The risk in legal AI often appears after the model has finished, because a draft summary sitting inside a workspace is not the same thing as a clause amendment sent to a client, a research note relied on in advice, or a workflow update that changes the live position of a matter.
Most governance discussions still focus heavily on the moment of generation: what prompt was used, which model responded, whether the answer looked plausible and whether the system included suitable warnings. Those things matter, but they do not tell the full story. The more important question is what happens next.
The output is not the risk event
An AI output can exist without being relied on. It may be a rough first pass, a private note, a draft suggestion or a discarded alternative that never leaves the workspace.
The output becomes legally and professionally significant when someone uses it. That may mean sending it to a client, inserting it into a contract, relying on it in advice, allowing it to update a workflow, triggering a notification, escalating a risk rating or moving a matter forward.
The risk is not only that the model generated something wrong. It is that weak, unchecked or unsupported output becomes part of live legal work without the evidence, review or authority needed to justify that use.
That is the practical problem last mile liability is intended to capture.
Risk starts when output becomes action
Last mile liability is the risk that arises when AI output is relied on, sent, inserted into a live document or allowed to trigger action without the right controls around it.
This matters because legal work is full of destinations, each carrying a different level of reliance and consequence. An internal note, a client email, a draft agreement, a board paper, a court filing, a regulatory response, a matter update and a task completion do not create the same professional exposure, even where the underlying text looks similar.
A system that treats those destinations as equivalent is not governing legal work. It is only governing text generation.
Agentic AI makes this harder to ignore. If a system can take the next step, not just draft the next answer, then release controls need to govern actions, tool calls and state changes as well as prose.
The destination changes the duty
A summary used by a lawyer to understand a file may need traceability back to the source material, while a client-facing advice note may also need review by the right person, evidence of approval and a clear record of what was sent.

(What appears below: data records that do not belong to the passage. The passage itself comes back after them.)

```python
# ... 53 lines not shown
    "mgx_dot_attention_supported": (_i32, [_csr_p, _i64, _i64]),
    "mgx_dot_attention_workspace": (_i64, [_vp, _i64, _i64]),
    "mgx_dot_attention_fwd": (_i32, [_csr_p, _vp, _i64, _i64, _fp, _i64, _fp, _i64, _fp, _i64, ctypes.c_float, _fp, _fp, _vp, _vp]),
    "mgx_dot_attention_bwd": (_i32, [_csr_p, _vp, _csr_p, _vp, _i64, _i64, _fp, _i64, _fp, _i64, _fp, _i64, ctypes.c_float, _fp, _fp, _fp,
                                     _fp, _fp, _fp, _vp, _vp]),
    "mgx_gine_supported": (_i32, [_csr_p, _i64]),
    "mgx_gine_workspace": (_i64, [_vp, _i64]),
    "mgx_gine_fwd": (_i32, [_csr_p, _vp, _i64, _fp, _fp, _fp, _fp, _vp, _vp]),
    "mgx_gine_bwd": (_i32, [_csr_p, _vp, _i64, _fp, _fp, _fp, _fp, _fp, _fp, _vp, _vp]),
    "mgx_head_dot_fwd": (_i32, [_i64, _i64, _i64, _fp, _fp, _fp, _fp, _fp, _vp]),
    "mgx_head_dot_bwd_workspace": (_i64, [_i64, _i64]),
    "mgx_head_dot_bwd": (_i32, [_i64, _i64, _i64, _fp, _fp, _fp, _fp, _fp, _fp, _fp, _fp, _vp, _vp]),
    "mgx_segment_reduce": (_i32, [_i64, _vp, _i64, _i32, _fp, _fp, _vp, _vp]),
    "mgx_segment_softmax_fwd": (_i32, [_i64, _vp, _i64, _fp, _fp, _vp]),
    "mgx_segment_softmax_bwd": (_i32, [_i64, _vp, _i64, _fp, _fp, _fp, _vp]),
    "mgx_segment_attention_supported": (_i32, [_i64, _i64, _i64]),
    "mgx_segment_attention_fwd": (_i32, [_i64, _vp, _i64, _i64, _fp, _i64, _fp, _fp, ctypes.c_float, _fp, _fp, _vp]),
    "mgx_segment_attention_bwd": (_i32, [_i64, _vp, _i64, _i64, _fp, _i64, _fp, _fp, ctypes.c_float, _fp, _fp, _fp, _fp, _fp, _fp, _vp]),
    "mgx_relu_dropout_fwd": (_i32, [_i64, _fp, ctypes.c_float, ctypes.c_uint64, ctypes.c_uint64, _fp, _vp, _vp]),
    "mgx_relu_dropout_bwd": (_i32, [_i64, _fp, _vp, ctypes.c_float, _fp, _vp]),
    "mgx_relu_dropout_fwd_strided": (_i32, [_i64, _i64, _fp, _i64, ctypes.c_float, ctypes.c_uint64, ctypes.c_uint64, _fp, _i64, _vp, _vp]),
    "mgx_relu_dropout_bwd_strided": (_i32, [_i64, _i64, _fp, _i64, _vp, ctypes.c_float, _fp, _i64, _vp]),
    "mgx_relu_dropout_bwd_slots": (_i32, [_i64, _fp, _i64, _vp, ctypes.c_float, _fp, _i64, _fp, _vp, _vp, _vp]),
    "mgx_relu_dropout_fwd_counter": (_i32, [_i64, _i64, _fp, _i64, ctypes.c_float, ctypes.c_uint64, _vp, _fp, _i64, _vp, _vp]),
    "mgx_column_pair_sums": (_i32, [_i64, _i64, _i32, _fp, _fp, _fp, _fp, _vp, _vp]),
    "mgx_column_affine": (_i32, [_i64, _i64, _fp, _fp, _fp, _fp, _fp, _fp, _vp]),
    "mgx_xty_workspace": (_i64, [_i64, _i64]),
    "mgx_xty": (_i32, [_i64, _i64, _i64, _fp, _i64, _fp, _i64, _fp, _i64, _vp, _vp]),
    "mgx_xty_colsum": (_i32, [_i64, _i64, _i64, _fp, _i64, _fp, _i64, _fp, _i64, _fp, _vp, _vp]),
    "mgx_rows_gemm": (_i32, [_i64, _i64, _i64, _fp, _i64, _fp, _i64, _i32, _fp, _fp, _i64, _fp, _i64, _fp, _i64, _i64, _vp]),
    "mgx_xty_rows": (_i32, [_i64, _i64, _i64, _fp, _i64, _fp, _i64, _vp, _fp, _i64, _vp, _vp]),
    "mgx_xty_colsum_rows": (_i32, [_i64, _i64, _i64, _fp, _i64, _fp, _i64, _vp, _fp, _i64, _fp, _vp, _vp]),
    "mgx_xty_colsum_pos": (_i32, [_i64, _i64, _i64, _fp, _i64, _vp, _fp, _i64, _fp, _i64, _fp, _vp, _vp]),
    "mgx_rows_gemm_rows": (_i32, [_i64, _i64, _i64, _fp, _i64, _vp, _fp, _i64, _i32, _fp, _fp, _i64, _fp, _i64, _fp, _i64, _i64, _vp, _vp]),
    "mgx_rows_gemm_supported": (_i32, [_i64, _i64, _i64]),
    "mgx_rows_gemm_sweep_rows": (_i64, [_i64, _i64, _i64, _i32]),
    "mgx_rows_gemm_relu_dropout": (_i32, [_i64, _i64, _i64, _fp, _i64, _fp, _i64, _i32, _fp, ctypes.c_float, ctypes.c_uint64, ctypes.c_uint64,
                                          _fp, _i64, _vp, _vp, _vp, _vp]),
    "mgx_column_sum_workspace": (_i64, [_i64]),
    "mgx_column_sum": (_i32, [_i64, _i64, _fp, _fp, _vp, _vp]),
    "mgx_coo_to_csr_workspace": (_i64, [_i64, _i64, _i32]),
    "mgx_coo_to_csr": (_i32, [_i64, _i64, _vp, _vp, _i32, _vp, _vp, _vp, _vp, _i64, _vp]),
    "mgx_csr_transpose_workspace": (_i64, [_i64, _i64, _i32]),
    "mgx_csr_transpose": (_i32, [_csr_p, _vp, _vp, _vp, _vp, _i64, _vp]),
    "mgx_csr_degrees": (_i32, [_i64, _vp, _i32, _vp, _vp]),
    "mgx_csr_inv_degrees": (_i32, [_i64, _vp, _i32, _fp, _vp]),
    "mgx_coo_to_csr_host": (_i32, [_i64, _i64, _vp, _vp, _i32, _vp, _vp, _vp]),
    "mgx_sample_neighbors": (_i32, [_csr_p, _i64, _vp, _i32, ctypes.c_uint64, _vp, _vp, _vp, _vp]),
    "mgx_sample_count_positive": (_i32, [_csr_p, _i64, _vp, _fp, _vp, _vp, _vp]),
    "mgx_sample_neighbors_weighted": (_i32, [_csr_p, _i64, _vp, _i32, _fp, _i32, ctypes.c_uint64, _vp, _vp, _vp, _vp]),
    "mgx_select_topk": (_i32, [_csr_p, _i64, _vp, _i32, _fp, _i32, _vp, _vp, _vp, _vp]),
    "mgx_to_block_workspace": (_i64, [_i64, _i64]),
    "mgx_to_block": (_i32, [_i64, _i64, _vp, _i64, _vp, _vp, _i32, _i32, _vp, _vp, _vp, _vp, _vp, _vp, _vp]),
    "mgx_node_subgraph_workspace": (_i64, [_i64]),
    "mgx_node_subgraph_count": (_i32, [_csr_p, _i64, _vp, _vp, _vp, _vp, _vp]),
    "mgx_node_subgraph_fill": (_i32, [_csr_p, _i64, _vp, _vp, _vp, _i32, _vp, _vp, _vp, _vp]),
    "mgx_gather_rows": (_i32, [_i64, _vp, _i32, _i64, _fp, _fp, _vp]),
    "mgx_gather_rows_strided": (_i32, [_i64, _vp, _i32, _i64, _fp, _i64, _fp, _i64, _vp]),
    "mgx_scatter_add_rows": (_i32, [_i64, _vp, _i32, _i64, _fp, _fp, _vp]),
}

_lib = None


def lib():
    global _lib
# ... 22 lines not shown
```

### dgl-0.5-benchmark_amd/mi355x_graph/config.py

```python

SAGE_FUSED_LAYER = True
SAGE_CAT = True
SAGE_STATIC_CAT = True
SAGE_FUSED_ADD = True
SAGE_FUSED_ACT = True
SAGE_PROJECT_FIRST = True
SAGE_HEAD_ROWS = True
SAGE_HEAD_INIT = True
ROWS_GEMM = True
LINEAR_XTY = True
XTY_COLSUM = True

GAT_AGG_FIRST = True
GAT_PACK = True

DOT_ATTENTION_FUSED = True
GINE_FUSED = True

SEGMENT_ATTENTION_FUSED = True

DEVICE_BLOCKS = True
DEVICE_SUBGRAPH = True

PLAN_BUILDER = "device"
HUB_SPLIT = 256
LP_ROUNDS = 8
CLUSTER_MIN_NNZ = 4_000_000
TILE_HUB_SPLIT = 2048
TILE_CONFIG = {4: (7, 6, 1, 3), 3: (7, 3, 1, 3), 2: (7, 3, 1, 2)}
GAT_TILE_CONFIG = (7, 3, 1, 2)
TILE_MIN_WIDTH = 4
TILE_VALIDATE = True
SHORT_ROWS_IMBALANCE = 6.0

SPARSE_GRAD = False
SPARSE_GRAD_MIN_NNZ = 2_000_000
WIDE_PAD = True
WIDE_PAD_MIN_NNZ = 1 << 20

PACKED_GATHER = True
PACKED_GATHER_MIN_NNZ = 20_000_000
PACKED_GATHER_PROBE = True
PACKED_GATHER_MAX_OVERFLOW = 0.10

# ... 3 lines not shown
```

### dgl-0.5-benchmark_amd/mi355x_graph/dist.py

```python
import os

import torch
from torch.autograd.function import once_differentiable
import torch.distributed as dist
import torch.nn as nn

from ._lib import DGLError
from . import core, emulate, ops, schedule, sparse
from . import config
from . import function as fn
from .graph import DGLGraph, Frame, GraphIndex


def partition_nodes(src, dst, num_nodes, num_parts, rounds=5, clusters=None):
    dev = src.device
    if num_parts == 1:
        return torch.zeros(num_nodes, dtype=torch.int64, device=dev), {"edge_cut": 0.0, "num_clusters": 1}
    indeg = torch.bincount(dst.long(), minlength=num_nodes)
    node_w = indeg + 1
    if clusters is None:
        csc = sparse.coo_to_csr(num_nodes, num_nodes, dst.contiguous(), src.contiguous())
        cap = int(node_w.sum().item()) // (num_parts * 4) + 1
        hist = schedule.label_propagation(csc.indptr, csc.indices, num_nodes, rounds)
        clusters = _cap_clusters(hist, node_w, cap)
# ... 498 lines not shown
        if plan.n_halo:
            be.spmm_copy_u_strided(plan.halo.csc(), "sum", recv, cat.right, accumulate=True, dst_scale=plan.inv_deg)
        ctx.plan, ctx.comm, ctx.cat, ctx.generation = plan, comm, cat, cat.generation
        ctx.halo_x = halo_x
        comm.mark("dense")
        wcat = torch.cat([w_self, w_neigh], dim=1)
        if act is not None:
            p, into = act
            seed = torch.initial_seed() & (2 ** 64 - 1)
            offset = (ops.ReluDropout._calls * 0x9E3779B97F4A7C15) & (2 ** 63 - 1)
            ops.ReluDropout._calls += 1
            out = None if into is None else into.t
            fused = be.rows_gemm_relu_dropout(cat.buf, wcat, True, bias, float(p), seed, offset, out=out)
            y, mask = fused if fused is not None else be.relu_dropout_fwd(ops._rows_linear(be, cat.buf, wcat, bias), float(p), seed, offset, out=out)
            ctx.save_for_backward(w_self, w_neigh, mask)
            ctx.p = float(p)
            return y
        ctx.save_for_backward(w_self, w_neigh)
        ctx.p = None
        return ops._rows_linear(be, cat.buf, wcat, bias)

    @staticmethod
    @once_differentiable
    def backward(ctx, dy):
        from . import ops
        plan, comm, cat = ctx.plan, ctx.comm, ctx.cat
        if cat.generation != ctx.generation:
            raise DGLError("SAGEConv: a later forward pass overwrote the [h | neigh] buffer this backward pass needs")
        be = sparse.backend_for(dy)
        if ctx.p is not None:
            w_self, w_neigh, mask = ctx.saved_tensors
            if not dy.is_contiguous() and not (hasattr(be, "_row_strided") and be._row_strided(dy)):
                dy = dy.contiguous()
            dy = be.relu_dropout_bwd(dy, mask, ctx.p)
        else:
            w_self, w_neigh = ctx.saved_tensors
        dy = dy.contiguous()
        need = ctx.needs_input_grad
        K = cat.K
        dh = None
        if need[3]:
            dh_own, dn = ops._rows_dgrad(be, dy, torch.cat([w_self, w_neigh], dim=1), plan.inv_deg, K)
            halo_x = ctx.halo_x
            g_halo = torch.empty((plan.n_halo, K), dtype=dy.dtype, device=dy.device)
            comm.mark("halo-row gradients")
            if plan.n_halo:
                be.spmm_copy_u_strided(plan.halo.csr(), "sum", dn, g_halo)
            if halo_x is not None:
                comm.mark("pack")
                halo_x.post_back(g_halo)
            else:
                back = torch.empty((plan.send_idx.shape[0], K), dtype=dy.dtype, device=dy.device)
                work = comm.all_to_all_async(back, g_halo, plan.send_splits, plan.recv_splits)
            comm.mark("owned-row reversed aggregation")
            be.spmm_copy_u_strided(plan.loc.csr(), "sum", dn, dh_own, accumulate=True)
        comm.mark("dense (inside the exchange window)")
        dws = dwn = db = None
        if (need[4] or need[5]) and need[6]:
            dw, db = ops._weight_bias_grad(dy, cat.buf)
            dws, dwn = dw[:, :K].contiguous(), dw[:, K:].contiguous()
        elif need[4] or need[5]:
            dw = ops._weight_grad(dy, cat.buf)
            dws, dwn = dw[:, :K].contiguous(), dw[:, K:].contiguous()
        elif need[6]:
            db = be.column_sum(dy)
        if need[3]:
# ... 447 lines not shown
```

### dgl-0.5-benchmark_amd/mi355x_graph/ops.py

```python
import os

import torch
from torch.autograd.function import once_differentiable

from ._lib import DGLError
from . import sparse
from . import config
from .graph import DGLGraph, GraphIndex

__all__ = ["gspmm", "rel_gspmm", "gsddmm", "edge_softmax", "gat_attention", "gat_fused", "dot_attention", "dot_attention_fused", "gine_sum", "gine_sum_fused", "segment_reduce", "segment_softmax", "segment_attention", "segment_attention_fused", "copy_u_sum", "copy_u_mean", "u_mul_e_sum",
           "copy_e_sum", "u_add_v", "u_dot_v"]


def _torch_ops():
    if os.environ.get("MGX_TORCH_OPS", "auto") != "1":
        return None
    from . import torch_ops
    return torch_ops


_NATIVE = None


def _native_ops():
# ... 761 lines not shown
        n = x.shape[0]
        sdy, sdyx = be.column_pair_sums(dy, x, shifted=True)
        sdyxhat = (sdyx - (mean - x[0]) * sdy) * invstd
        A = invstd if weight is None else weight * invstd
        B = -A * invstd * sdyxhat / n
        Cc = -A * sdy / n - B * mean
        dx = be.column_affine(dy, A.contiguous(), Cc.contiguous(), x, B.contiguous()) if ctx.needs_input_grad[0] else None
        dw = sdyxhat if weight is not None and ctx.needs_input_grad[1] else None
        db = sdy if ctx.needs_input_grad[2] else None
        return dx, dw, db, None


def batch_norm_supported(x):
    return (x.dim() == 2 and x.dtype == torch.float32 and x.device.type in sparse._BACKENDS and x.shape[1] % 4 == 0
            and 4 <= x.shape[1] <= sparse.backend_for(x).COLUMN_SUM_MAX and x.shape[0] > 1)
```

A proposed clause amendment may need a different gate again, because it may have to be checked against negotiation position, client instructions, risk tolerance, precedent policy and the surrounding drafting.
The same output can carry different risk depending on where it goes and how it is used, which is why governance should not stop at model selection or prompt control. It has to understand destination.
Prompt logs are not enough
Prompt logs can show what was asked and what came back, but they do not always show whether the output was used appropriately or whether the final action was justified.
They may not answer the questions that matter most:
- Was the output used internally or externally?
- Was it relied on as advice or treated as a draft?
- Was the reviewer suitably qualified?
- Was the relevant source material checked?
- Did the output reflect the client’s latest instructions?
- Was a policy exception approved?
- Was the final version materially different from the AI-generated version?
A legal AI audit trail needs to be connected to action. Otherwise, it becomes a record of generation rather than a record of accountability.
Execution gates belong at the point of use
Execution gates are the practical response to last mile liability because they create a required pause before output reaches a destination. That pause may require review, approval, evidence, escalation or a block, depending on the consequence of use.
The point is not to slow every workflow down. The point is to match control to consequence. A low-risk internal note may need no gate at all, while a client-facing email may require lawyer review, a draft clause amendment may need approval against negotiation policy, and a regulatory response may require senior sign-off with a fuller evidence record.
The gate should be triggered by intended use, not only by the prompt that created the text.
What the system should record
A useful system should record more than the model response. It should capture the route from output to use, including:
- what the task was
- what context was used
- which model, tool or human route handled it
- what output was produced
- where the output was intended to go
- what reliance level applied
- which gate was required
- who reviewed or approved it
- what evidence supported release
- whether the output was changed before use
- whether the matter state changed as a result
This does not need to become a heavy compliance exercise for every small action. The point is proportionality: higher reliance and higher consequence should create a stronger record.
The practical test
The practical test is not simply whether the AI produced a good answer. The better test is whether the firm could explain why that output was allowed to be used in that way, for that matter, by that person, at that point in the workflow.
That question forces the system to connect generation, review, destination and accountability. It also exposes where many current tools are weak, because they can produce, summarise and draft, but often do not know enough about the matter, the user, the destination or the required authority to decide whether the output should move forward.
That is the gap last mile liability points to. Legal AI governance should not be designed only around preventing bad outputs. It should be designed around controlling the moment those outputs become action.